┌──
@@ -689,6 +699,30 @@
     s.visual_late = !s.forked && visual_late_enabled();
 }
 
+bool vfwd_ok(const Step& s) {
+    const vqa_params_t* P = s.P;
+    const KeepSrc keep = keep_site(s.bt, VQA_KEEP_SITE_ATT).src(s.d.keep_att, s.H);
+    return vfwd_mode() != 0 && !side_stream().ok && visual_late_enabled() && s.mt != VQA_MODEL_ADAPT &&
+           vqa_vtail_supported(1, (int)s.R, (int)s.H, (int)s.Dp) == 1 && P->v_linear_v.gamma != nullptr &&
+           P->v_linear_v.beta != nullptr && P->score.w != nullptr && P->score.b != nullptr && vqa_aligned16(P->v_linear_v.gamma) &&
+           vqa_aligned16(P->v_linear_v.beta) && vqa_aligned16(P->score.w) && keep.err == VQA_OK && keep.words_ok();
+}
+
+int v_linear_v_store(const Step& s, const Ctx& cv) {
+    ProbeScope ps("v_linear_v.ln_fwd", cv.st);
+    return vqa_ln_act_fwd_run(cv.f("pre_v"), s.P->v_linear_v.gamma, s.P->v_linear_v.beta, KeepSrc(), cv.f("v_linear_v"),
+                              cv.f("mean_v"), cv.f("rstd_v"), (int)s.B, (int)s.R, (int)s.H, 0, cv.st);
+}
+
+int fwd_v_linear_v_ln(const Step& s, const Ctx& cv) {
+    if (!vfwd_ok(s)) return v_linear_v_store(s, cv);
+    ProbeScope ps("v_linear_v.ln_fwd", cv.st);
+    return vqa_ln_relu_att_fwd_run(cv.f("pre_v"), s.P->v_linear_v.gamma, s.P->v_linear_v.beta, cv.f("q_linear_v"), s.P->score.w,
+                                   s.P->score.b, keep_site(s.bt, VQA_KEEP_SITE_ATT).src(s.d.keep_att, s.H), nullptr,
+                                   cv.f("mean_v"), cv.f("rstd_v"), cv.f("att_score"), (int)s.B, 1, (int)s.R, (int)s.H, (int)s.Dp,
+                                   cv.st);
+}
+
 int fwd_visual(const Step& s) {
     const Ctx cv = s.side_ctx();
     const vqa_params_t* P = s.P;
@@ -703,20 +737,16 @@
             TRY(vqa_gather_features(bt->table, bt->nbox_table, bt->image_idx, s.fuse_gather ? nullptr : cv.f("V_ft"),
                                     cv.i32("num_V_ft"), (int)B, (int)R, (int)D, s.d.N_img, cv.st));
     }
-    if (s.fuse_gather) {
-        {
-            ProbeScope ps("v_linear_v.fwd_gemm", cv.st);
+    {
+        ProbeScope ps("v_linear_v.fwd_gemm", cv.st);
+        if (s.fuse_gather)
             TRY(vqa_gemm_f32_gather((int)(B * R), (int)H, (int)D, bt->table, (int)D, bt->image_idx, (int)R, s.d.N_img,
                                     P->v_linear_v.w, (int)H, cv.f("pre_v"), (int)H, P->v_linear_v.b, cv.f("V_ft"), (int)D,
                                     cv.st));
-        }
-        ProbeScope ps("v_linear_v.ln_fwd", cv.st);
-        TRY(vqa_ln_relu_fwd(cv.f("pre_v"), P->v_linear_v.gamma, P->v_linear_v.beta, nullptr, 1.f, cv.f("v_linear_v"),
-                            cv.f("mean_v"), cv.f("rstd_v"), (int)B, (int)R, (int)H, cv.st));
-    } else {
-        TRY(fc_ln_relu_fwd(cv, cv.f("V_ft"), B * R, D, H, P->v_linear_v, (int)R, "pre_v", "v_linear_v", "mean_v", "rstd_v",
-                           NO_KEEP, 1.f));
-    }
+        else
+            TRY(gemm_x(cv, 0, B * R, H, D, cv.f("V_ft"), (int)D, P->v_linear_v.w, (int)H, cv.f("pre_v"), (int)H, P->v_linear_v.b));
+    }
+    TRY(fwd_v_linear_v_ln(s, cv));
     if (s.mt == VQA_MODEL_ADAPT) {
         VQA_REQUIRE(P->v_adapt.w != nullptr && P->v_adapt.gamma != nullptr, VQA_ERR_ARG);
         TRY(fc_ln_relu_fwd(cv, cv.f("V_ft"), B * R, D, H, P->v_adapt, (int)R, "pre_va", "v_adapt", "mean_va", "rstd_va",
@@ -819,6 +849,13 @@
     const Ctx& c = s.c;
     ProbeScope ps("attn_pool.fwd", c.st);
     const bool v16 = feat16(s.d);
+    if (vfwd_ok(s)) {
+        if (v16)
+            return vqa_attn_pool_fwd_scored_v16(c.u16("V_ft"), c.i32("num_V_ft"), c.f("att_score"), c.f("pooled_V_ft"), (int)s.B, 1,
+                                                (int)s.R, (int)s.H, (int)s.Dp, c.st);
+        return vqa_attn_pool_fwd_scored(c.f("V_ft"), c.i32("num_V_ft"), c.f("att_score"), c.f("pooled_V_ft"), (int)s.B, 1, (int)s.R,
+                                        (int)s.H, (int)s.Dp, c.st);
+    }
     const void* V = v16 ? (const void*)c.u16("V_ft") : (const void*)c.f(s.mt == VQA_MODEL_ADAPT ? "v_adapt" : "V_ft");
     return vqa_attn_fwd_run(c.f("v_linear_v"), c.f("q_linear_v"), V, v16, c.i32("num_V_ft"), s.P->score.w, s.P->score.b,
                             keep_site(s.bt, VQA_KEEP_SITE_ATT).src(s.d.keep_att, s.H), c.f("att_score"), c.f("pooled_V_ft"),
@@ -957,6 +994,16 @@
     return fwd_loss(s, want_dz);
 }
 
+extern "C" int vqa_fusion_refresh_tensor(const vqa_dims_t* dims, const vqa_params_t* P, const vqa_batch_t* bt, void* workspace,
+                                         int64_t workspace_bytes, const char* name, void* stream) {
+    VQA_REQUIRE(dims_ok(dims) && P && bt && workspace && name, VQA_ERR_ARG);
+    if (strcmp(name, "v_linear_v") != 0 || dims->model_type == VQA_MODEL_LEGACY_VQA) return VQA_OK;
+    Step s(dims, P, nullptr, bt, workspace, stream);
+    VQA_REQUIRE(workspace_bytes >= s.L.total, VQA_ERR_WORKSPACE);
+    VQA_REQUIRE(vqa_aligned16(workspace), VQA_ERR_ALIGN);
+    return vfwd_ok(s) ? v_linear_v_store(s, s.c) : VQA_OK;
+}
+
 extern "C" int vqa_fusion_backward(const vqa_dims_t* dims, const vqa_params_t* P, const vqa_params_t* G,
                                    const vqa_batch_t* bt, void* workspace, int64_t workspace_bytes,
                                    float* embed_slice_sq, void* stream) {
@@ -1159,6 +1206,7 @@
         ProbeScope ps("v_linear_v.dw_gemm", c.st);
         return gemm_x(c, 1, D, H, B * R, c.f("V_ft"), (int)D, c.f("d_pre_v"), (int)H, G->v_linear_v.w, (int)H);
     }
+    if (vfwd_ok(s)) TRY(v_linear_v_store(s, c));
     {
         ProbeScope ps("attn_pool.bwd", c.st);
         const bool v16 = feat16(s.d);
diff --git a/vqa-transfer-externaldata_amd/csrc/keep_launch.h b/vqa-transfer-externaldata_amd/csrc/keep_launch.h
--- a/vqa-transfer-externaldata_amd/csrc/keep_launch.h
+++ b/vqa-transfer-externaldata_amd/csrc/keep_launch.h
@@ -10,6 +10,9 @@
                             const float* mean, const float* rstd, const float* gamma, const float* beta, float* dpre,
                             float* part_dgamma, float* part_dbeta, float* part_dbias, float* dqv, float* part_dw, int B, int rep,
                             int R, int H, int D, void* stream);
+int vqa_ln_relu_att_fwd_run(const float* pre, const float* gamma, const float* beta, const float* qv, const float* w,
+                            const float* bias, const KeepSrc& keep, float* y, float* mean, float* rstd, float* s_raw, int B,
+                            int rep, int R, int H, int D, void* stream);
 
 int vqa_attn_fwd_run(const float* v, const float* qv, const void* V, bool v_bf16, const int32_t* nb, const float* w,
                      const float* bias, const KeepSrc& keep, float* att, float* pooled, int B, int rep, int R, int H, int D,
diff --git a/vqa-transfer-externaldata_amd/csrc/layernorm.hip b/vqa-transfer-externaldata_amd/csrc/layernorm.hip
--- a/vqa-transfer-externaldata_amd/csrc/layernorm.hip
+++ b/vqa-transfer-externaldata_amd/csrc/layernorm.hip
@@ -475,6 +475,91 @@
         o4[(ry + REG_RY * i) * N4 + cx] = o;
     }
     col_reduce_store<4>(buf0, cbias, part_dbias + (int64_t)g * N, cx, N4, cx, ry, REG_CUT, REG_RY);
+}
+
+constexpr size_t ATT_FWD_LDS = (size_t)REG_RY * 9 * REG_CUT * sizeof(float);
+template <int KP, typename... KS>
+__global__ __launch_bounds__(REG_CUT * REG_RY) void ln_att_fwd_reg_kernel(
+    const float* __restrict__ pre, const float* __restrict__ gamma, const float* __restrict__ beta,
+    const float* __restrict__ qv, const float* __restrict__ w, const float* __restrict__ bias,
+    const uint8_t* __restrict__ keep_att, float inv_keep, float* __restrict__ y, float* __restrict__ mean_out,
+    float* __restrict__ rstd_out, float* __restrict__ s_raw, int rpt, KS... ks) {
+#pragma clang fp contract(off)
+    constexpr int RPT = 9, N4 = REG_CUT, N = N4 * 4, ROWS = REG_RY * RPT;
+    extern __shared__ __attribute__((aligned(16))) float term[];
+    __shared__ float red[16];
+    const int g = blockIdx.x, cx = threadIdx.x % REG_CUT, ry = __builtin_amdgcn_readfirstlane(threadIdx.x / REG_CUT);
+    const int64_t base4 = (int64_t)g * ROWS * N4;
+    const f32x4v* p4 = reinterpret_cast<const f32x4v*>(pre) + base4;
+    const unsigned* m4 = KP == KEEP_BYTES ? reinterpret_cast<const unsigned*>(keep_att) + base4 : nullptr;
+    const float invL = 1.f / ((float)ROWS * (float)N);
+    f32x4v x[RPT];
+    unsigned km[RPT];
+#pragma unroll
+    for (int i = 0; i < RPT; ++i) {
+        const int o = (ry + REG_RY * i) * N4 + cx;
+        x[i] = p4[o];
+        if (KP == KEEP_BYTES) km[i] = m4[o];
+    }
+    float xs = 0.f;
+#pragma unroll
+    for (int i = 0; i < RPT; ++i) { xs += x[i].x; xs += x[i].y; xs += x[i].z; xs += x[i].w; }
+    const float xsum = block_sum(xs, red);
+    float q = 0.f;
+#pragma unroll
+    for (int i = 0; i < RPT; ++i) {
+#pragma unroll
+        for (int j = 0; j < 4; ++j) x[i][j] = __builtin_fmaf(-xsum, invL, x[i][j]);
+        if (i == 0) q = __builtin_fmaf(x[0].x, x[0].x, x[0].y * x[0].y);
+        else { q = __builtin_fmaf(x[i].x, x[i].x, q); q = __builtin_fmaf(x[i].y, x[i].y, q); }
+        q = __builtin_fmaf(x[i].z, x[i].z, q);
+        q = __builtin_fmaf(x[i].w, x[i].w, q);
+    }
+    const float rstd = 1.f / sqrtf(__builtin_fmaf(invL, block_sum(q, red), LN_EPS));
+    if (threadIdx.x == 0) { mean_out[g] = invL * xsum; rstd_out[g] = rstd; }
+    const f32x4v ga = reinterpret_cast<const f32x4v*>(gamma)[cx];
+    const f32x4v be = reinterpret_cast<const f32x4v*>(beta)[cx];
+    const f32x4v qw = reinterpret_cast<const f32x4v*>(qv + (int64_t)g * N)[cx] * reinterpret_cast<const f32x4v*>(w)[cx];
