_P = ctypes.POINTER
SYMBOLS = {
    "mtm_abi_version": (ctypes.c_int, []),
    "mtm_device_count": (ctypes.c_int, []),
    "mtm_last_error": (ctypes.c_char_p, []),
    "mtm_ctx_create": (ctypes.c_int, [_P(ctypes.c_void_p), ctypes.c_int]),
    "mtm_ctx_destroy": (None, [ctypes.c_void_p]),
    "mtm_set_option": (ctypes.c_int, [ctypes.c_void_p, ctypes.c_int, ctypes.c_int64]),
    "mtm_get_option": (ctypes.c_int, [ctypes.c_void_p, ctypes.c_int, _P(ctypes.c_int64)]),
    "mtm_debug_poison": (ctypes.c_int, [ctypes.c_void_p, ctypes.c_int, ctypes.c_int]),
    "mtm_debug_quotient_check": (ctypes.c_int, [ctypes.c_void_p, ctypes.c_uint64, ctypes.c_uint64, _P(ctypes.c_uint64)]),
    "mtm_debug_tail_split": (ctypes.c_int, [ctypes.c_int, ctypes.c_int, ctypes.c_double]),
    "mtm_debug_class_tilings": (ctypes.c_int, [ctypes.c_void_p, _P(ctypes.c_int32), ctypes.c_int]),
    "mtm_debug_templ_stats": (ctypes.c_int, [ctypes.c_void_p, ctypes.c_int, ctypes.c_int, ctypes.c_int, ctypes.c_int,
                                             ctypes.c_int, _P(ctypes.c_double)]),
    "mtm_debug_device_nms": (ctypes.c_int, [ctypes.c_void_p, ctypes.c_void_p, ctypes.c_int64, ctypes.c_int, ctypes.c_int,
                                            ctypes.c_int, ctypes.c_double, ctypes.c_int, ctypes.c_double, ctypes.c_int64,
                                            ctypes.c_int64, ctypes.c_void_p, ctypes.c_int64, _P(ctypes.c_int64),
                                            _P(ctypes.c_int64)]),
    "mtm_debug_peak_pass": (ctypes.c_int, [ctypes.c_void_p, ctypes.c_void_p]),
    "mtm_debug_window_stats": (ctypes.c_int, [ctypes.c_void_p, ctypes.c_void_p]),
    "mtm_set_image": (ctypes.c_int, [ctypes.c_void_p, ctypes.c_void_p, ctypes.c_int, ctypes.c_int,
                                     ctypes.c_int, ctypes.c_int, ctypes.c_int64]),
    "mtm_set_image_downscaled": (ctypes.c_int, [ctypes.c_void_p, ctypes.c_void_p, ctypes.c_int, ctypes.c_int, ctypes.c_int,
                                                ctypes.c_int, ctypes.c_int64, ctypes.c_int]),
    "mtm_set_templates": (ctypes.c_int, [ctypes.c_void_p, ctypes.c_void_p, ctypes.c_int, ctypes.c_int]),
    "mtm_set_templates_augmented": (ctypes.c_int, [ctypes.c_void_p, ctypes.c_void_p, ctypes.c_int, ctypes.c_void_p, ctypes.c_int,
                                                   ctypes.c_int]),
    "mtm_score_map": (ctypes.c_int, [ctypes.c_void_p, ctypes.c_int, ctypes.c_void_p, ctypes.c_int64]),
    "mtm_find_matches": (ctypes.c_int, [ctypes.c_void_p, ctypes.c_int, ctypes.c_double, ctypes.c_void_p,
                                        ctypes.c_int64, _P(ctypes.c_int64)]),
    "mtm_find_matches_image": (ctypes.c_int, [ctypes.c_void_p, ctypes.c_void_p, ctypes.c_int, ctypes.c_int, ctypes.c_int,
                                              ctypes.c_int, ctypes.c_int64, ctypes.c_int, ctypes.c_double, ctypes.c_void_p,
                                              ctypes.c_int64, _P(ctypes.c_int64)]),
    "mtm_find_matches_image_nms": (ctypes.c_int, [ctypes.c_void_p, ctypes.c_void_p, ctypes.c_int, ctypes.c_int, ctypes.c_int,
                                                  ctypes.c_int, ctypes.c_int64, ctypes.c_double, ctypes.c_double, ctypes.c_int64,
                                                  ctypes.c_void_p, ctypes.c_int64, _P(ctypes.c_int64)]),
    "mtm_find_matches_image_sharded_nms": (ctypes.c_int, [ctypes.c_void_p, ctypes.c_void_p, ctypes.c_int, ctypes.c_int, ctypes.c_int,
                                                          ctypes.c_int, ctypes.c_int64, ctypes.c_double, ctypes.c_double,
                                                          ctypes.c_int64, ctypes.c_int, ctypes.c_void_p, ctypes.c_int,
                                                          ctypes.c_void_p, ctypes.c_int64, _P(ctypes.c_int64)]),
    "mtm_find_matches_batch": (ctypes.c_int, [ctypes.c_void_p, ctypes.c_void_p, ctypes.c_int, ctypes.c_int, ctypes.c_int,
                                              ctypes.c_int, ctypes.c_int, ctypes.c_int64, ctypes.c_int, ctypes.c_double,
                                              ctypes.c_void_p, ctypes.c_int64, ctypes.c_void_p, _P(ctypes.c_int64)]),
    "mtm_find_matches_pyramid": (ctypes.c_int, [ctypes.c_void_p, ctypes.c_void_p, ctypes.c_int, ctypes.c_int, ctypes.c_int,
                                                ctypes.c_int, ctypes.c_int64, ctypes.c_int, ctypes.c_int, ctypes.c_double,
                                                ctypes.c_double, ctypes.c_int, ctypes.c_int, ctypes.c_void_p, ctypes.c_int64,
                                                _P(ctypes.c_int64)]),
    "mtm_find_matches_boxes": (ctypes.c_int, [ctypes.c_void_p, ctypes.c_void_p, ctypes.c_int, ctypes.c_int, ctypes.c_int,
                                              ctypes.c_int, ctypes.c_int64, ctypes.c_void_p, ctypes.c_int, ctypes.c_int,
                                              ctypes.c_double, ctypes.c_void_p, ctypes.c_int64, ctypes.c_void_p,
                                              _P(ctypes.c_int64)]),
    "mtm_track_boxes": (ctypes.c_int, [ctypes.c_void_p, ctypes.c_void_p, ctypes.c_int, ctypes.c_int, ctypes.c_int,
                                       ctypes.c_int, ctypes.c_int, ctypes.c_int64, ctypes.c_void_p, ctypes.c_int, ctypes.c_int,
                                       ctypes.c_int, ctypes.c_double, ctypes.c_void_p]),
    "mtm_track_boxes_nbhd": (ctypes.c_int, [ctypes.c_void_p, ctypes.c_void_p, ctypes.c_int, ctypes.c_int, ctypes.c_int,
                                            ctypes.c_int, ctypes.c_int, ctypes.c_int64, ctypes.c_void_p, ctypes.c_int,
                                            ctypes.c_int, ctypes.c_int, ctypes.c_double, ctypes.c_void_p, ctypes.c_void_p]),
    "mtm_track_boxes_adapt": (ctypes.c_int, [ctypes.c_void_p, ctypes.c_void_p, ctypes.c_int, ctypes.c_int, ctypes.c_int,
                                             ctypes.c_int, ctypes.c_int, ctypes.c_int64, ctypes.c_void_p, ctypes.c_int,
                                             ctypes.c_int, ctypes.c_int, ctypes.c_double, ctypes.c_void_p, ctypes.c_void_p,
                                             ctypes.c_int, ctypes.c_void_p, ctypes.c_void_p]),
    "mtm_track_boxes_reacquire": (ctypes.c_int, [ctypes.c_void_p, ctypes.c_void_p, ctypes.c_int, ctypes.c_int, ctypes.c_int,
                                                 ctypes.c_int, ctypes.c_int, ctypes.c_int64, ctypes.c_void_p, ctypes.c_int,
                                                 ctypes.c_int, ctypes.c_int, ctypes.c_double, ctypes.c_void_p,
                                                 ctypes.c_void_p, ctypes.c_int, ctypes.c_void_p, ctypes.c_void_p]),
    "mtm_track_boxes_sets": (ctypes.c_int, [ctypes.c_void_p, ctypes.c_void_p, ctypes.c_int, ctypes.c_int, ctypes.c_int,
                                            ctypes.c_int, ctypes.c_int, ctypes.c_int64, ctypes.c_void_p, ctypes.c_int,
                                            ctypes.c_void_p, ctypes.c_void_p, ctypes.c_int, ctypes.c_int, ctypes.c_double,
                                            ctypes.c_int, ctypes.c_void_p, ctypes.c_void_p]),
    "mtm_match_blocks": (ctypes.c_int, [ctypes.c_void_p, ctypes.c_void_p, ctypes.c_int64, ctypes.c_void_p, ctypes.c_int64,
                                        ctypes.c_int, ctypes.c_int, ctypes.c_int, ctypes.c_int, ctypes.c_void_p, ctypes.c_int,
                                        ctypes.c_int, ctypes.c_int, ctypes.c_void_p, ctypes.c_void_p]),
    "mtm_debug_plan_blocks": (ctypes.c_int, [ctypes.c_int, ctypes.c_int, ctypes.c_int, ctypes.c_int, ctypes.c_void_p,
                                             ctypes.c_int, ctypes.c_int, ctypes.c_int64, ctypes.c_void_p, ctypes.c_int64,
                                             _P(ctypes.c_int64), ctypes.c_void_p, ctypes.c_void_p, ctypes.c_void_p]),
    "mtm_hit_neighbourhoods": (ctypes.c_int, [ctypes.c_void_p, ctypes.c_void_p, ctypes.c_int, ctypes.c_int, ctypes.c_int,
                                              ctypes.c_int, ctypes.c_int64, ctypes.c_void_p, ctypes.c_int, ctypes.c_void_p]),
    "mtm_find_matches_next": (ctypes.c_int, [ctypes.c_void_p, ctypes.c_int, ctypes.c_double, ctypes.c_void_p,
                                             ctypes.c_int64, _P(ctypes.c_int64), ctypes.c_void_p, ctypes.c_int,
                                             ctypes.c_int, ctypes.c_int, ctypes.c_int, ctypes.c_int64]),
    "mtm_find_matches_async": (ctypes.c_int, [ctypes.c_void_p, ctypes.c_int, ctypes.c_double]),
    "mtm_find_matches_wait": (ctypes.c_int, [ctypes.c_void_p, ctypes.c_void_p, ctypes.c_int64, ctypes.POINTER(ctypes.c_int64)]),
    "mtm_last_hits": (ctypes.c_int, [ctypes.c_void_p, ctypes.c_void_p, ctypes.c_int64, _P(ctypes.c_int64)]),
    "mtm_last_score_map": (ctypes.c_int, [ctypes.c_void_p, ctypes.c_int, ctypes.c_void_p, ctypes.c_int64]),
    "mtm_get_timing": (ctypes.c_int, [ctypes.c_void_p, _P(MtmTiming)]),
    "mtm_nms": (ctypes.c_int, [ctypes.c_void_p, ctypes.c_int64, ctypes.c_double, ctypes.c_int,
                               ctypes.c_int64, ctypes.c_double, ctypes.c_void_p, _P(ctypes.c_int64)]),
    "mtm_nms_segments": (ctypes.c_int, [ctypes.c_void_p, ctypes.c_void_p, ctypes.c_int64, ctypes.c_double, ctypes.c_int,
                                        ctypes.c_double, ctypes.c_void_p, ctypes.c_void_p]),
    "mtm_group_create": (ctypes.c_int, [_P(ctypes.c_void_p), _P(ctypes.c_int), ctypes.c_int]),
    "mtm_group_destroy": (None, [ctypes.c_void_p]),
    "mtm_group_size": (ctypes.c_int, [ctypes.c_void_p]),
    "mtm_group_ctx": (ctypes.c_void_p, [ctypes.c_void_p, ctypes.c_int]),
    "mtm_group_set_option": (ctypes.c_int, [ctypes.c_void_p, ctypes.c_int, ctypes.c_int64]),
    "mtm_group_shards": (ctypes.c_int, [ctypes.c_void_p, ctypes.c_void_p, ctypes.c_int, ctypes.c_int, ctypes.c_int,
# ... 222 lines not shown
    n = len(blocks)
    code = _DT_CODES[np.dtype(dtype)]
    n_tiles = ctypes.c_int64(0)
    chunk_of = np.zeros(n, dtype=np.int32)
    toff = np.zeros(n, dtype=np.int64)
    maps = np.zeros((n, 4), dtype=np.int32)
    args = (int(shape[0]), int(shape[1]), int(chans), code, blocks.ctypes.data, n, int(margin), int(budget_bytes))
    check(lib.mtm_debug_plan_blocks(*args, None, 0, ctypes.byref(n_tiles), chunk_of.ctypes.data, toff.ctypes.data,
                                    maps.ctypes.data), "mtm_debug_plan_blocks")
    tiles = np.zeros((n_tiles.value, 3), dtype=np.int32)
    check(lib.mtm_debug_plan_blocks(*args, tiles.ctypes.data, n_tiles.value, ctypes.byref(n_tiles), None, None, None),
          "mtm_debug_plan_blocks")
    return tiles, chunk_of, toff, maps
└──
Among the lines of the data above, find those with the word "csrc" and show them.

diff --git a/vqa-transfer-externaldata_amd/csrc/keep_launch.h b/vqa-transfer-externaldata_amd/csrc/keep_launch.h
--- a/vqa-transfer-externaldata_amd/csrc/keep_launch.h
+++ b/vqa-transfer-externaldata_amd/csrc/keep_launch.h
diff --git a/vqa-transfer-externaldata_amd/csrc/layernorm.hip b/vqa-transfer-externaldata_amd/csrc/layernorm.hip
--- a/vqa-transfer-externaldata_amd/csrc/layernorm.hip
+++ b/vqa-transfer-externaldata_amd/csrc/layernorm.hip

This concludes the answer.